Windows on the World: Xylographic Visuality in the Popular Press

Saturday, January 4, 2014: 9:00 AM
Embassy Room (Omni Shoreham)
Chase Richards, University of Pennsylvania
Like many a popular book or periodical, the Familienblätter, or "family papers," emerged from a broadening nineteenth-century print market. As general-interest magazines produced for domestic consumption, they emphasized variety and accessibility enhanced by wood-engraved pictures, a successful formula in the competitive publishing environment of the 1850s and 1860s.

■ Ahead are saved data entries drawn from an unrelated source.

### cubez_amd/csrc/cz_k_rb4.h

```cpp
template <int V, int TB, int UNIT>
__global__ void __launch_bounds__(TB, 1)
rb4_k(const REAL* __restrict__ U, const REAL* __restrict__ B, REAL* __restrict__ W, Coef c, Geom2 g, double* partials,
      const int* __restrict__ skip, Fin2 fin) {
  if (skip != nullptr && *skip != 0) return;
  extern __shared__ __attribute__((aligned(16))) char smem[];
  const int t = threadIdx.x;
  const int R = g.R;
  constexpr int LV = TB;
  const DeepLds<V> lds = deep_lds<V, LV, 4>(smem, R);
  const int LU = lds.LU;
  Vec<V>* ldsU = lds.U;
  Vec<V>* ldsF = lds.F;
  double* wsum = lds.wsum;

  const PassItem it = pass_item<V>(g);
  const int ja = it.ja, jb = it.jb;

  double acc1 = 0.0, acc2 = 0.0;
  const HoistedDiv dv{fastdiv_init(c.dd)};

  if (it.work) {
    const long long e3_0 = it.fb - 3 * (long long)R;
    const size_t PB = (size_t)g.PSB;
    const RowView<V> rv = row_view<V>(g, it);
    int x;
    {
      const int off = (int)(((e3_0 % R) + R) % R);
      const int L0 = off == 0 ? R : R - off;
      int nA = L0;
      for (int st = L0 + R; st < LV; st += 2 * R) nA += min(R, LV - st);
      if (t < nA) {
        const int m = t - L0, j = m / R;
        x = t < L0 ? t : L0 + R + 2 * R * j + (m - j * R);
      } else {
        const int n = t - nA, j = n / R;
        x = L0 + 2 * R * j + (n - j * R);
      }
    }
    const long long f = e3_0 + x;
    const unsigned bo = rv.off_of(f);
    const VecMask mk = vec_mask<V>(g, it, f);
    const int pbase = mk.pbase;
    const unsigned inbox = mk.rows ? mk.bits : 0u;
    const unsigned own = (x >= 3 * R && x < LV - 3 * R && mk.rows && mk.kown) ? mk.bits : 0u;
    const OuterRow h = outer_row<V, TB>(rv, LV, it.fb - 4 * (long long)R, f);
    const char* Ub = reinterpret_cast<const char*>(U);
    const char* Bb = reinterpret_cast<const char*>(B);
    char* Wb = reinterpret_cast<char*>(W);

    const int q0 = ja - 3;
    Vec<V> uA, uB, bA, bB, hx;
    {
      const Vec<V> t2 = ld16<V>(Ub + (size_t)rv.pl(q0 - 1) * PB, rv.lim(bo, rv.pl(q0 - 1)));
      const Vec<V> t1 = ld16<V>(Ub + (size_t)rv.pl(q0) * PB, rv.lim(bo, rv.pl(q0)));
      const Vec<V> h1 = ld16<V>(Ub + (size_t)rv.pl(q0) * PB, rv.lim(h.bo, rv.pl(q0)));
      uA = ld16<V>(Ub + (size_t)rv.pl(q0 + 1) * PB, rv.lim(bo, rv.pl(q0 + 1)));
      bA = ld16<V>(Bb + (size_t)rv.pl(q0) * PB, rv.lim(bo, rv.pl(q0)));
      ldsU[(size_t)((q0 - 1) & 1) * LU + R + x] = t2;
      ldsU[(size_t)(q0 & 1) * LU + R + x] = t1;
      if (h.has) ldsU[(size_t)(q0 & 1) * LU + h.hl] = h1;
    }
    Vec<V> bq1 = zerov<V>(), bq2 = zerov<V>(), bq3 = zerov<V>();
    __syncthreads();

    const int x_first = __builtin_amdgcn_readfirstlane(x), x_last = __builtin_amdgcn_readlane(x, 63);
    struct Ops {
      Vec<V> pc, im, ip;
      REAL elo, ehi;
    };
    auto fetch = [&](const Vec<V>* cur) __attribute__((always_inline)) -> Ops {
      Ops o;
      o.pc = lds_ld<V>(cur + x);
      o.im = lds_ld<V>(cur + x - R);
      o.ip = lds_ld<V>(cur + x + R);
      o.elo = reinterpret_cast<const REAL*>(cur)[(long long)x_first * V - 1];
      o.ehi = reinterpret_cast<const REAL*>(cur)[(long long)(x_last + 1) * V];
      return o;
    };
    auto compute = [&](const Ops& o, const Vec<V>* cur, const Vec<V>* prv, const Vec<V>& nxt, const Vec<V>& bb, int p, int colour, unsigned msk, unsigned cnt, double& acc,
                       const bool first = false) __attribute__((always_inline)) -> Vec<V> {
      const Vec<V> pm = lds_ld<V>(prv + x);
      const REAL kl = lane_shr1(o.elo, o.pc.v[V - 1]);
      REAL kr = lane_shl1(o.ehi, o.pc.v[0]);
      if (first) kr = (x == LV - 1) ? reinterpret_cast<const REAL*>(cur)[(long long)LV * V] : kr;
      const bool sc = ((pbase + p + colour) & 1) != 0;
      return relax_vec_rb_branch<V>(o.pc, o.im, o.ip, pm, nxt, kl, kr, bb, sc, msk, cnt, acc,
                             [&](REAL pp, REAL ipv, REAL imv, REAL pnv, REAL pmv, REAL kp1, REAL km1, REAL bv, REAL, REAL) {
                               const REAL ss = offdiag_sum<UNIT>(c, ipv, imv, pnv, pmv, kp1, km1);
                               return (dv(ss - bv) - pp) * c.omg;
                             });
    };

    auto step = [&](const int q, Vec<V>& uc, Vec<V>& un, Vec<V>& b1, Vec<V>& bn) __attribute__((always_inline)) {
      {
        const int qu = rv.pl(q + 2 <= jb + 4 ? q + 2 : jb + 4), qb = rv.pl(q + 1 <= jb + 3 ? q + 1 : jb + 3);
        hx = ld16<V>(Ub + (size_t)rv.pl(q + 1) * PB, rv.lim(h.bo, rv.pl(q + 1)));
        un = ld16<V>(Ub + (size_t)qu * PB, rv.lim(bo, qu));
        bn = ld16<V>(Bb + (size_t)qb * PB, rv.lim(bo, qb));
      }
      const int p1 = q, p2 = q - 1, p3 = q - 2, p4 = q - 3;
      auto upd = [&](int p) -> unsigned { return (p >= g.jj0 && p <= g.jj1) ? inbox : 0u; };
      auto cnt = [&](int p) -> unsigned { return (p >= ja && p <= jb) ? own : 0u; };
      const Vec<V>* cU = ldsU + (size_t)(p1 & 1) * LU + R;
      const Vec<V>* pU = ldsU + (size_t)((p1 - 1) & 1) * LU + R;
      Vec<V>* F1 = ldsF;
      Vec<V>* F2 = ldsF + (size_t)2 * LV;
      Vec<V>* F3 = ldsF + (size_t)4 * LV;
      const Ops o1 = fetch(cU);
      const Ops o2 = fetch(F1 + (size_t)(p2 & 1) * LV);
      const Vec<V> v1 = compute(o1, cU, pU, uc, b1, p1, 0, upd(p1), cnt(p1), acc1, true);
      const Ops o3 = fetch(F2 + (size_t)(p3 & 1) * LV);
      const Vec<V> v2 = compute(o2, nullptr, F1 + (size_t)((p2 - 1) & 1) * LV, v1, bq1, p2, 1, upd(p2), cnt(p2), acc1);
      const Ops o4 = fetch(F3 + (size_t)(p4 & 1) * LV);
      const Vec<V> v3 = compute(o3, nullptr, F2 + (size_t)((p3 - 1) & 1) * LV, v2, bq2, p3, 0, upd(p3), cnt(p3), acc2);
      if (p4 >= ja && __builtin_amdgcn_ballot_w64(own != 0) != 0ull) {
        const Vec<V> o = compute(o4, nullptr, F3 + (size_t)((p4 - 1) & 1) * LV, v3, bq3, p4, 1, own, own, acc2);
        store_owned<V>(Wb + (size_t)p4 * PB, bo, own, o);
      }
      F1[(size_t)(p1 & 1) * LV + x] = v1;
      F2[(size_t)(p2 & 1) * LV + x] = v2;
      F3[(size_t)(p3 & 1) * LV + x] = v3;
      Vec<V>* nU = ldsU + (size_t)((p1 + 1) & 1) * LU;
      nU[R + x] = uc;
      if (h.has) nU[h.hl] = hx;
      bq3 = bq2, bq2 = bq1, bq1 = b1;
      __syncthreads();
    };
    for (int q = q0;; q += 2) {
      step(q, uA, uB, bA, bB);
      if (q + 1 > jb + 3) break;
      step(q + 1, uB, uA, bB, bA);
      if (q + 2 > jb + 3) break;
    }
  }

  const double acc[2] = {acc1, acc2};
  pass_epilogue<TB, 2>(acc, partials, fin, wsum);
}
```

What most distinguished the family papers from their analogs in Great Britain, France, or the United States, however, were the aims of their creators, namely post-1848 liberals who shared the assumption that reading could pick up where legislating had left off. By bringing a subtle mixture of education and entertainment into the home, the family papers were initially intended not only to turn a profit, but also to galvanize civil society at its putative core and so complete the work of an abortive revolution, even in the midst of a harsh reaction. Harnessing the popular press to a wary crypto-liberalism, their pioneers sought to mold the politics of German readers without getting into trouble. Perhaps the most striking feature of the family papers was their rich and evocative illustration. Technologically impossible anywhere before the 1820s and realizable in Germany only from the mid-1840s, wood-engraved imagery adorned the pages of successful family papers on a scale and with a degree of textual integration that neither lithography nor metal engraving could match. This essay discusses how the family papers achieved their cohesion as pictorial artifacts and worked to mediate impressions of the world through accessible and lively images, which both dazzled the eye and suggested a political future which need only be comfortably possessed, indeed whose conquest lay in plain sight.